→ **Dataset records**:
template <int K>
__device__ __forceinline__ unsigned long long top_peaks_regs(const unsigned long long *peaks, uint32_t npk, int lane, uint32_t *nsel_out) {
  static_assert(K == 2 || K == 4 || K == 8, "sorting networks below");
  unsigned long long k[K];
#pragma unroll
  for (int j = 0; j < K; j++) {
    const uint32_t q = static_cast<uint32_t>(lane) + 32u * j;
    k[j] = q < npk ? peaks[q] : kNoKey;
  }
  constexpr int net2[1][2] = {{0, 1}};
  constexpr int net4[5][2] = {{0, 1}, {2, 3}, {0, 2}, {1, 3}, {1, 2}};
  constexpr int net8[19][2] = {{0, 1}, {2, 3}, {4, 5}, {6, 7}, {0, 2}, {1, 3}, {4, 6}, {5, 7}, {1, 2}, {5, 6},
                               {0, 4}, {3, 7}, {1, 5}, {2, 6}, {1, 4}, {3, 6}, {2, 4}, {3, 5}, {3, 4}};
  constexpr int ncmp = K == 2 ? 1 : (K == 4 ? 5 : 19);
#pragma unroll
  for (int c = 0; c < ncmp; c++) {
    const int i0 = K == 2 ? net2[c % 1][0] : (K == 4 ? net4[c % 5][0] : net8[c][0]);
    const int i1 = K == 2 ? net2[c % 1][1] : (K == 4 ? net4[c % 5][1] : net8[c][1]);
    const unsigned long long a = k[i0 % K], b2 = k[i1 % K];
    k[i0 % K] = a < b2 ? a : b2;
    k[i1 % K] = a < b2 ? b2 : a;
  }
  unsigned long long chosen = kNoKey;
  uint32_t nsel = 0;
#pragma unroll 1
  for (int round = 0; round < kMaxPeaks; round++) {
    const uint32_t hi = static_cast<uint32_t>(k[0] >> 32);
    const uint32_t mhi = __reduce_min_sync(0xffffffffu, hi);
    const uint32_t lo = (hi == mhi) ? static_cast<uint32_t>(k[0]) : 0xffffffffu;
    const uint32_t mlo = __reduce_min_sync(0xffffffffu, lo);
    const unsigned long long best = (static_cast<unsigned long long>(mhi) << 32) | mlo;
    if (best == kNoKey) break;
    nsel++;
    if (lane == round) chosen = best;
    if (k[0] == best) {
#pragma unroll
      for (int j = 0; j + 1 < K; j++) k[j] = k[j + 1];
      k[K - 1] = kNoKey;
    }
  }
  *nsel_out = nsel;
  return chosen;
}

__device__ __noinline__ uint32_t top_peaks_many(const unsigned long long *peaks, uint32_t npk, uint32_t *peak_idx, int lane) {
  unsigned long long last = 0;
  uint32_t nsel = 0;
#pragma unroll 1
  for (int round = 0; round < kMaxPeaks; round++) {
    unsigned long long best = kNoKey;
#pragma unroll 1
    for (uint32_t i = lane; i < npk; i += 32) {
      const unsigned long long key = peaks[i];
      if ((round == 0 || key > last) && key < best) best = key;
    }
    {
      const uint32_t hi = static_cast<uint32_t>(best >> 32);
      const uint32_t mhi = __reduce_min_sync(0xffffffffu, hi);
      const uint32_t lo = (hi == mhi) ? static_cast<uint32_t>(best) : 0xffffffffu;
      const uint32_t mlo = __reduce_min_sync(0xffffffffu, lo);
      best = (static_cast<unsigned long long>(mhi) << 32) | mlo;
    }
    if (best == kNoKey) break;
    last = best;
    nsel++;
    if (lane == 0) {
      const uint32_t v2 = static_cast<uint32_t>(best & 0xffffffffu);
      int q = static_cast<int>(nsel) - 2;
      while (q >= 0 && peak_idx[q] > v2) { peak_idx[q + 1] = peak_idx[q]; q--; }
      peak_idx[q + 1] = v2;
    }
    __syncwarp();
  }
  return nsel;
}

struct BlobWork {
  unsigned long long *keys;
  LfStore lf;
  float *errs;
  double *filt;
  unsigned long long *peaks;
  bool keys_in_place;
  uint32_t *hist;
  uint32_t hist_cap;
  uint32_t *tmp;
};

constexpr uint32_t kMaxBucketLoad = 24;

→ **Work to be completed**: Using the records above, repeat exactly the lines from the first one through the line with "for (int j = 0; j <".

→ **The completed task**:
template <int K>
__device__ __forceinline__ unsigned long long top_peaks_regs(const unsigned long long *peaks, uint32_t npk, int lane, uint32_t *nsel_out) {
  static_assert(K == 2 || K == 4 || K == 8, "sorting networks below");
  unsigned long long k[K];
#pragma unroll
  for (int j = 0; j < K; j++) {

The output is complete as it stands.